It seems to me that if I have a peerinfo with two addresses of which one is successful, a call to dialbypeerinfo works only 50% of the time, if the 'good' address is attempted first. If the bad address is attempted first, I just get a dial error; I was under the impression that libp2p would try all options until one succeeds.
I have had this issue with addresses that totally fail, eg local addresses - the dial fails after a websocket creation timeout, which is pretty long! I also have it on addresses that somewhat fail, eg the websocket connection does not upgrade. At least in those cases I have a prompt failure, instead of a wait for timeout.
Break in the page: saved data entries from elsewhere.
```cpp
int rc_create(int32_t batch, int32_t live, rc_ctx** out) {
    if (!out || batch < 1 || batch > 65535) return fail(nullptr, RC_ERR_INVALID, "rc_create: bad batch");
    int ndev = 0;
    if (hipGetDeviceCount(&ndev) != hipSuccess || ndev == 0) return fail(nullptr, RC_ERR_HIP, "rc_create: no HIP device");
    rc_ctx* ctx = new rc_ctx();
    ctx->B = batch;
    ctx->Bp = round_up(batch, RC_MT);
    (void)hipGetDevice(&ctx->dev);
    rc_default_params(live, &ctx->prm);
    ctx->gemm_split = tune_env("RC_GEMM_SPLIT", batch >= RC_SPLIT_MIN_BATCH ? 1 : 0) != 0;
    live_create(ctx);
    seq_create(ctx);
    ctx->lds_min_rows = tune_env("RC_LDS_MIN_ROWS", std::min(160, std::max(64, batch / 2)));
    ctx->lds_min_batch = tune_env("RC_LDS_MIN_BATCH", ctx->lds_min_batch);
    ctx->lds_ksplit[0] = tune_env("RC_LDS_KSPLIT_512", 1) == 1 ? 1 : 2;
    ctx->lds_ksplit[1] = tune_env("RC_LDS_KSPLIT_1024", batch <= 160 ? 1 : 2) == 1 ? 1 : 2;
    ctx->lds_ksplit[2] = tune_env("RC_LDS_KSPLIT_1280", 2) == 1 ? 1 : 2;
    ctx->tile4[0] = 4; ctx->tile4[1] = 5;
    ctx->tile6[0] = 4; ctx->tile6[1] = 8;
    ctx->tile378[0] = 4; ctx->tile378[1] = 4;
    tile_env("RC_TILE_RNN6", &ctx->tile6[0], &ctx->tile6[1]);
    tile_env("RC_TILE_S2H512", &ctx->tile378[0], &ctx->tile378[1]);
    tile_env("RC_TILE_RNN2", &ctx->tile2[0], &ctx->tile2[1]);
    tile_env("RC_TILE_RNN4", &ctx->tile4[0], &ctx->tile4[1]);
    const struct { const char* knob; int nc, H; } tiles[4] = {{"RC_TILE_RNN6", ctx->tile6[1], 1024}, {"RC_TILE_S2H512", ctx->tile378[1], 512},
                                                              {"RC_TILE_RNN2", ctx->tile2[1], 512}, {"RC_TILE_RNN4", ctx->tile4[1], 1280}};
    for (const auto& t : tiles)
        if (t.nc > 0 && t.H % (4 * t.nc) != 0) {
            rc_destroy(ctx);
            return fail(nullptr, RC_ERR_INVALID, std::string("rc_create: ") + t.knob + " tile width of " + std::to_string(4 * t.nc) +
                                                 " units does not divide H = " + std::to_string(t.H));
        }
    const size_t B = (size_t)batch, Bp = (size_t)ctx->Bp;
    int rc = RC_OK;
    FrameBuffers& fb = ctx->fb;
#define A(ptr, n) if (!rc) rc = dev_alloc(ctx, &(ptr), (n))
    for (int i = 0; i < 6 && !rc; ++i) {
        NetDev& n = ctx->net[i];
        n.in = kNets[i].in; n.H = kNets[i].H; n.out = kNets[i].out;
        n.mr = 2;
        n.nc = n.H == 1280 ? 10 : (n.H == 1024 ? 8 : 4);
        A(n.h, 2 * RC_HBUF * Bp * n.H); A(n.c, 2 * B * n.H); A(n.steps, B); A(n.x1, Bp * n.H);
        A(n.part, (size_t)(n.H / 4) * RC_LIVE_MAXB * round_up(n.out, 4));
    }
    A(ctx->hid1, Bp * 512); A(ctx->hid2, Bp * 1024); A(ctx->xtmp, Bp * 256);
    A(fb.x2, Bp * 128); A(fb.x3, Bp * 256); A(fb.x4, Bp * 256); A(fb.x6, Bp * 256); A(fb.x78, Bp * 256);
    A(fb.x4l, Bp * 256); A(fb.x6l, Bp * 256); A(fb.xi, Bp * 128);
    A(fb.vr, B * 4); A(fb.pc, B * 4); A(fb.r6d, B * 144); A(fb.contact, B * 2); A(fb.init_out, B * 2048);
    A(fb.flags, B); A(fb.flags2, B); A(fb.pend, B); A(fb.regime, B); A(fb.kconf, B); A(fb.gravity, B * 3);
    A(fb.last_pfoot, B * 6); A(fb.last_tran, B * 3); A(fb.floor, B * 33); A(fb.j_temp, B * 99);
    A(fb.has_last, B); A(fb.n_floor, B); A(fb.first_reach, B); A(fb.uv_count, B); A(fb.trace, B * 8);
    A(ctx->body, 1);
#undef A
    if (rc) { g_create_error = ctx->err; rc_destroy(ctx); return rc; }
    fb.h2 = ctx->net[N2].h; fb.c2 = ctx->net[N2].c; fb.steps2 = ctx->net[N2].steps;
    fb.h2_par_stride = (long long)Bp * 512; fb.h2_layer_stride = (long long)RC_HBUF * Bp * 512; fb.c2_layer_stride = (long long)B * 512;
    std::vector<float> g(B * 3);
    for (size_t b = 0; b < B; ++b) { g[3 * b] = -0.0029f; g[3 * b + 1] = 0.9980f; g[3 * b + 2] = -0.0273f; }
    std::vector<int> ones(B, 1);
    if (hipMemcpy(fb.gravity, g.data(), g.size() * 4, hipMemcpyHostToDevice) != hipSuccess ||
        hipMemcpy(fb.first_reach, ones.data(), B * 4, hipMemcpyHostToDevice) != hipSuccess) {
        g_create_error = "rc_create: hipMemcpy failed"; rc_destroy(ctx); return RC_ERR_HIP;
    }
    *out = ctx;
    return RC_OK;
}

int rc_destroy(rc_ctx* ctx) {
    if (!ctx) return RC_OK;
    rc_live_end(ctx);
    (void)hipDeviceSynchronize();
    delete ctx;
    return RC_OK;
}

const char* rc_last_error(const rc_ctx* ctx) { return ctx ? ctx->err.c_str() : g_create_error.c_str(); }

int rc_get_params(const rc_ctx* ctx, rc_params* out) {
    if (!ctx || !out) return RC_ERR_INVALID;
    *out = ctx->prm;
    return RC_OK;
}
int rc_set_params(rc_ctx* ctx, const rc_params* p) {
    if (!ctx || !p) return RC_ERR_INVALID;
    if (!(p->conf_hi > p->conf_lo) || p->update_vision_freq < 0) return fail(ctx, RC_ERR_INVALID, "rc_set_params: bad range");
    ctx->prm = *p;
    return RC_OK;
}

int rc_load_weight(rc_ctx* ctx, const char* key, const float* host, int64_t numel) {
    if (!ctx || !key || !host || numel <= 0) return RC_ERR_INVALID;
    std::string k(key);
    int64_t want = -1;
    for (int i = 0; i < 6 && want < 0; ++i) {
        const NetSpec& s = kNets[i];
        const std::string p = std::string(s.name) + ".";
        if (k.compare(0, p.size(), p)) continue;
// ... 601 lines not shown
```

### robustcap_amd/csrc/rc_ctx.h

```cpp
#pragma once
#include "../../include/robustcap_hip.h"
#include "rc_internal.h"

#include <map>
#include <string>
#include <utility>
#include <vector>

struct NetSpec { const char* name; int in, H, out; };
const NetSpec kNets[6] = {{"rnn2", 72, 512, 69},  {"rnn3", 141, 512, 3},   {"rnn4", 171, 1280, 69},
                          {"rnn6", 240, 1024, 3}, {"rnn7", 141, 512, 144}, {"rnn8", 141, 512, 2}};
enum { N2 = 0, N3 = 1, N4 = 2, N6 = 3, N7 = 4, N8 = 5 };

inline int round_up(int x, int m) { return (x + m - 1) / m * m; }

struct Dense {
    float* W = nullptr; float* b = nullptr;
    void* Ws = nullptr;
    float* Wrm = nullptr;
    int K = 0, N = 0, Kp = 0, Np = 0;
    int mr = 2, nc = 4;
};
struct NetDev {
    Dense lin1, lin2;
    float* Wl[2] = {nullptr, nullptr};
    void* Wls[2] = {nullptr, nullptr};
    float* bl[2] = {nullptr, nullptr};
    float* h = nullptr;
    float* c = nullptr;
    int* steps = nullptr;
    float* x1 = nullptr;
    float* part = nullptr;
    int in = 0, H = 0, out = 0;
    int nc = 4;
    int mr = 2;
};

struct rc_ctx {
    int B = 0;
    int Bp = 0;
    int dev = 0;
    rc_params prm{};
    NetDev net[6];
    Dense init[3];
    float *hid1 = nullptr, *hid2 = nullptr, *xtmp = nullptr;
    FrameBuffers fb{};
    BodyConst* body = nullptr;
    float *mesh_vt = nullptr, *mesh_w = nullptr;
    int mesh_V = 0;
    float* mesh_kM = nullptr;
    int mesh_nk = 0;
    std::vector<float> mesh_vt_h, mesh_w_h, mesh_Jr_h;
    float jroot_h[3] = {0.f, 0.f, 0.f};
    bool fold_dirty = false;
    DevBuf<float> sweep_scratch;
    size_t sweep_scratch_cap = 0;
    unsigned long long ign_mask = RC_IGN_DEFAULT;
    bool have_body = false, have_weights = false;
    long long weights_epoch = 0;
    std::map<std::string, std::vector<float>> staged;
    std::vector<DevBuf<char>> allocs;
    std::vector<std::pair<void*, size_t>> alloc_bytes;
    std::vector<DevBuf<char>> weight_allocs;
    bool alloc_weights = false;
    std::string err;
    LiveOwner live;
    SeqOwner seq;
    bool timing = false;
    int timing_mode = 1;
    std::vector<std::pair<HipEvent, HipEvent>> ev_pool;
    size_t ev_used = 0;
    double timed_ms = 0.0;
    double timed_busy_ms = 0.0;
    long long timed_launches = 0;
    bool gemm_split = false;
    bool live_launch = false;
    unsigned live_nt_mask = 63u;
    int tile6[2] = {0, 0}, tile378[2] = {0, 0}, tile2[2] = {0, 0}, tile4[2] = {0, 0};
    SmplifyOwner smplify;
    SubnetOwner subnet;
    int trace_next = 0;
    long long stat_wide_launches = 0;
    int lds_min_rows = 64;
    int lds_min_batch = 65;
    int lds_ksplit[3] = {1, 2, 2};
    DevBuf<float> lds_slab;
    DevBuf<int> lds_tickets;
    size_t lds_region_tiles = 0;
    unsigned lds_rot = 0;
    long long stat_lds_launches = 0;
    long long stat_w32_launches = 0;
};

#pragma GCC visibility push(hidden)
int fail(rc_ctx* ctx, int code, const std::string& msg);
int tune_env(const char* name, int dflt);
int check_ready(rc_ctx* ctx);
rc_params_dev dev_params(const rc_params& p);
int step_impl(rc_ctx* ctx, const FrameIO& io, uint32_t flags, hipStream_t st, bool with_tr = true, bool skip_prep = false,
              const FrameIO* next_io = nullptr, int n_live = -1);
template <typename T>
int dev_alloc(rc_ctx* ctx, T** p, size_t count, bool zero = true) {
    DevBuf<char> q;
    HIP_TRY(ctx, rc_alloc(q, count * sizeof(T)));
    if (zero) HIP_TRY(ctx, hipMemset(q.get(), 0, count * sizeof(T)));
    *p = reinterpret_cast<T*>(q.get());
    if (!ctx->alloc_weights) ctx->alloc_bytes.emplace_back(q.get(), count * sizeof(T));
    (ctx->alloc_weights ? ctx->weight_allocs : ctx->allocs).push_back(std::move(q));
    return RC_OK;
}
struct Out { float* p; int ld; int col0; bool packed; };
struct Stage {
    int net; int flag_bit; const float* x; int ldx; Out y;
    const unsigned char* flags = nullptr;
    const float* x_alt = nullptr;
    int sel_bit = 0;
    int out_bit = 0;
    int rows_hint = -1;
};
GemmSeg seg(const float* base, int ld, int K, int mode = RC_PAR_NONE, long long stride = 0);
GemmProblem dense_problem(const rc_ctx* ctx, const Dense& d, GemmSeg a, Out out, bool relu, int flag_bit, const unsigned char* flags, int* steps,
                          bool open_step);
GemmProblem lin1_problem(const rc_ctx* c, const Stage& s);
GemmProblem lstm_problem(const rc_ctx* c, const Stage& s, int layer);
GemmProblem lin2_problem(const rc_ctx* c, const Stage& s);
bool tile_env(const char* name, int* mr, int* nc);
void pick_tile(int H, int rows, int* mr, int* nc);
inline bool lds_context(const rc_ctx* c) { return c->gemm_split && c->lds_min_rows > 0 && c->B >= c->lds_min_batch; }
inline bool lds_problem(const rc_ctx* c, int rows) { return lds_context(c) && rows >= c->lds_min_rows; }
int ensure_lds_pool(rc_ctx* ctx);
bool timing_pair(rc_ctx* ctx, hipEvent_t* a, hipEvent_t* b);
int build_lds_problems(rc_ctx* ctx, const std::vector<GemmProblem>& ps, const unsigned char* flags_override, float* slab, int* tickets,
                       LdsProblem* out, int max_p, int* items, size_t* tiles_out, bool resident_order = false);
int launch_problems(rc_ctx* ctx, std::vector<GemmProblem> ps, const unsigned char* flags_override, hipStream_t st, bool fp32 = false,
                    hipEvent_t stop = nullptr, bool* launched = nullptr);
void seq_create(rc_ctx* ctx);
int seq_prepare(rc_ctx* ctx);
void seq_weights_changed(rc_ctx* ctx);
bool seq_is_engine_stream(const rc_ctx* ctx, hipStream_t st);
void live_create(rc_ctx* ctx);
void live_forget_last_frame(rc_ctx* ctx, bool rows_reset = false);
int live_discard_ahead(rc_ctx* ctx);
int mark_eager(rc_ctx* ctx, hipStream_t st);
#pragma GCC visibility pop
```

I believe the issue is in libp2p-swarm/transport.js, where at line 56 the result of multiaddrs.shift() is passed to next() which attempts to dial. This is done only once, so only the first multiaddr is dialled to. A comment makes it seem like the writer thought that all dials will happen in sequence. I think instead that it should loop over the multiaddrs attempting to dial them all and calling back with the first success.
See https://github.com/libp2p/js-libp2p-swarm/pull/193 where I have fixed this.
Thanks for catching this @jackkleeman, seems that there might have been a regression along some swarm refactoring, the intended behaviour is for it to try all addresses.
No problem! Fortunately an easy fix
This has been fixed. Use js-ipfs master to benefit from these changes :)